### PROBLEM TO SOLVE
Within the listing below, tally the lines where the word "shown" appears, and answer with nothing but the tally.

### SUPPLIED DATA
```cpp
template <int AL, int BL, bool ONEP>
__global__ __launch_bounds__(NT, NW / 4) void gemm_pair_kernel(const PairArgs g) {
    extern __shared__ __attribute__((aligned(16))) char smem[];
    const int tid = threadIdx.x;
    const int wave = __builtin_amdgcn_readfirstlane(tid >> 6), lane = tid & 63;
// ... 37 lines not shown
        constexpr std::bool_constant<(MIV > 0 || AL == L_MC)> with_a{};
        PairFrags<MIV> f0, f1;
        auto read = [&](PairFrags<MIV>& f, const char* buf, int ks, auto in_loop) __attribute__((always_inline)) {
            if constexpr (MIV == 0) {
            } else if constexpr (ABL_NO_LOOP_READS && decltype(in_loop)::value) {
                asm volatile("" : "+v"(f.ah[0]), "+v"(f.al[0]), "+v"(f.bh[0]), "+v"(f.bl[0]));
            } else {
#pragma unroll
                for (int j = 0; j < NI; ++j) {
                    f.bh[j] = fb.read(buf + OPER, j, ks, 0);
                    if constexpr (!ONEP) f.bl[j] = fb.read(buf + OPER, j, ks, 1);
                }
#pragma unroll
                for (int i = 0; i < MIV; ++i) {
                    if constexpr (!ONEP) f.al[i] = fa.read(buf, i, ks, 1);
                    f.ah[i] = fa.read(buf, i, ks, 0);
                }
            }
        };
        auto multiply = [&](const PairFrags<MIV>& f) __attribute__((always_inline)) {
            if constexpr (MIV > 0) {
                if constexpr (AL == L_KC && BL == L_KC) __builtin_amdgcn_sched_barrier(0);
                if constexpr (!ONEP) {
                    mma_cluster(acc, f.al, f.bh);
                    mma_cluster(acc, f.ah, f.bl);
                }
                mma_cluster(acc, f.ah, f.bh);
                if constexpr (AL == L_KC && BL == L_KC) __builtin_amdgcn_sched_barrier(0);
            }
        };
        constexpr std::true_type in_loop{};
        read(f0, smem, 0, std::false_type{});
        if constexpr (ABL_NO_LOOP_READS) read(f1, smem, 1, std::false_type{});
        for (int t = 0; t < nslab; ++t) {
            const char* cur = smem + (t & 1) * SLAB;
            const char* nxt = smem + ((t + 1) & 1) * SLAB;
            read(f1, cur, 1, in_loop);
            multiply(f0);
            asm volatile("s_waitcnt vmcnt(0)" ::: "memory");
            __syncthreads();
            if constexpr (!ABL_NO_LOOP_DMA) {
                if (t + 2 < nslab) issue_slab(cur, with_a);
            }
            if (t + 1 < nslab) read(f0, nxt, 0, in_loop);
            multiply(f1);
        }
    };
    if (wm == 1 && T.m0 + WM >= g.M) {
        prologue(std::bool_constant<AL == L_MC>{});
        slab_loop(std::integral_constant<int, 0>{});
        return;
    }
    prologue(std::true_type{});
    for_valid_subtiles(g.M - T.m0 - wm * WM, slab_loop);

    pair_epilogue(g, T, acc, bvj, wm, wn, lane);
}

template <bool ONEP>
__global__ __launch_bounds__(RNT, 2) void gemm_pair_ring_kernel(const PairArgs g) {
    extern __shared__ __attribute__((aligned(16))) char smem[];
    const int tid = threadIdx.x;
    const int wave = __builtin_amdgcn_readfirstlane(tid >> 6), lane = tid & 63;
    const int wn = wave;
    const PairTile<RBM, RBK> T(g);
    const int nslab = T.nslab;
// ... 390 lines not shown
```

### cim_amd/csrc/roi_align.hip

```cpp
#include <cstdlib>
#include "common.h"
#include "wino7_tile.h"
#include "../../include/cim_hip.h"

namespace {

struct RoiGeom {
    float x1, y1, bw, bh, count;
    int gw, gh, b;
};

#pragma clang fp contract(off)
__device__ __forceinline__ RoiGeom roi_geom(const float* __restrict__ roi, float scale, int P, int sampling_ratio,
                                            int aligned) {
    RoiGeom g;
    const float off = aligned ? 0.5f : 0.0f;
    g.b = (int)roi[0];
    g.x1 = roi[1] * scale - off;
    g.y1 = roi[2] * scale - off;
    const float x2 = roi[3] * scale - off;
    const float y2 = roi[4] * scale - off;
    float rw = x2 - g.x1, rh = y2 - g.y1;
    if (!aligned) {
        rw = fmaxf(rw, 1.0f);
// ... 457 lines not shown
        rs_column_walk(s_rows, s_wa, s_wb, nrows, R.ncols, R.xlo, C, R.fb + c, s_wx, al, ah, bl, bh);
        typedef float ga_f4 __attribute__((ext_vector_type(4)));
#pragma unroll
        for (int pw = 0; pw < 7; ++pw) {
            if (pw >= P) break;
            float* dst = out + (((size_t)k * P + ph0) * P + pw) * OC + c;
            __builtin_nontemporal_store(ga_f4{al[pw].x, al[pw].y, ah[pw].x, ah[pw].y}, reinterpret_cast<ga_f4*>(dst));
            if (MASKCAT) {
                const float m = masks[((size_t)k * P + ph0) * P + pw];
                __builtin_nontemporal_store(ga_f4{m * al[pw].x, m * al[pw].y, m * ah[pw].x, m * ah[pw].y}, reinterpret_cast<ga_f4*>(dst + C));
            }
            if (two) {
                float* dst2 = dst + (size_t)P * OC;
                __builtin_nontemporal_store(ga_f4{bl[pw].x, bl[pw].y, bh[pw].x, bh[pw].y}, reinterpret_cast<ga_f4*>(dst2));
                if (MASKCAT) {
                    const float m = masks[((size_t)k * P + ph0 + 1) * P + pw];
                    __builtin_nontemporal_store(ga_f4{m * bl[pw].x, m * bl[pw].y, m * bh[pw].x, m * bh[pw].y}, reinterpret_cast<ga_f4*>(dst2 + C));
                }
            }
        }
    }
}

__global__ __launch_bounds__(256) void roi_align_wino7_pair_kernel(const float* __restrict__ feat, const float* __restrict__ masks,
                                                                   float* __restrict__ V, int C, int H, int W, int K, int Rs,
                                                                   const float* __restrict__ rec_all,
                                                                   const float* __restrict__ scale) {
    constexpr int P = 7;
    __shared__ __attribute__((aligned(16))) float4 s_patch[49 * 64];
    __shared__ __attribute__((aligned(16))) float s_wx[RS_MAXD][8];
    __shared__ float s_wa[4][RS_MAXD], s_wb[4][RS_MAXD];
    __shared__ int s_rows[4][RS_MAXD];
    __shared__ float s_mask[49];
    const int r = blockIdx.x, slice = blockIdx.y, tid = threadIdx.x, lane = tid & 63, wave = tid >> 6;
    const int c = slice * 256 + lane * 4;
    const size_t C2 = 2 * (size_t)C, MC = (size_t)Rs * C2;
    if (r >= K) {
        if (c < C)
            for (int q = wave; q < 121; q += 4) {
                float* dst = V + (size_t)q * MC + (size_t)r * C2 + c;
                __builtin_nontemporal_store(w7_u4{0, 0, 0, 0}, reinterpret_cast<w7_u4*>(dst));
                __builtin_nontemporal_store(w7_u4{0, 0, 0, 0}, reinterpret_cast<w7_u4*>(dst + C));
            }
        return;
    }
    const int k = r;
    const RoiRec R = roi_rec(rec_all, feat, k, C, H, W, P);
    const int ph0 = wave * 2;
    const bool two = ph0 + 1 < P;
    const int nrows = rs_row_list(R, ph0, two, H, W, lane, s_rows[wave], s_wa[wave], s_wb[wave]);
    rs_fill_wx(s_wx, R, P, W, tid, 256);
    if (tid < 49) s_mask[tid] = masks[(size_t)k * 49 + tid];
    __syncthreads();
    if (c < C) {
        ga_f2 al[7], ah[7], bl[7], bh[7];
        rs_column_walk(s_rows[wave], s_wa[wave], s_wb[wave], nrows, R.ncols, R.xlo, C, R.fb + c, s_wx, al, ah, bl, bh);
#pragma unroll
        for (int pw = 0; pw < 7; ++pw) {
            s_patch[(ph0 * P + pw) * 64 + lane] = make_float4(al[pw].x, al[pw].y, ah[pw].x, ah[pw].y);
            if (two) s_patch[((ph0 + 1) * P + pw) * 64 + lane] = make_float4(bl[pw].x, bl[pw].y, bh[pw].x, bh[pw].y);
        }
    }
    __syncthreads();
    if (c >= C) return;
    const size_t off = (size_t)r * C2 + c;
    const auto plain = [&](int iy, int ix) { return s_patch[(iy * P + ix) * 64 + lane]; };
    const auto masked = [&](int iy, int ix) { return vmul(s_mask[iy * P + ix], s_patch[(iy * P + ix) * 64 + lane]); };
// ... 465 lines not shown
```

### EXERCISE SOLUTION
4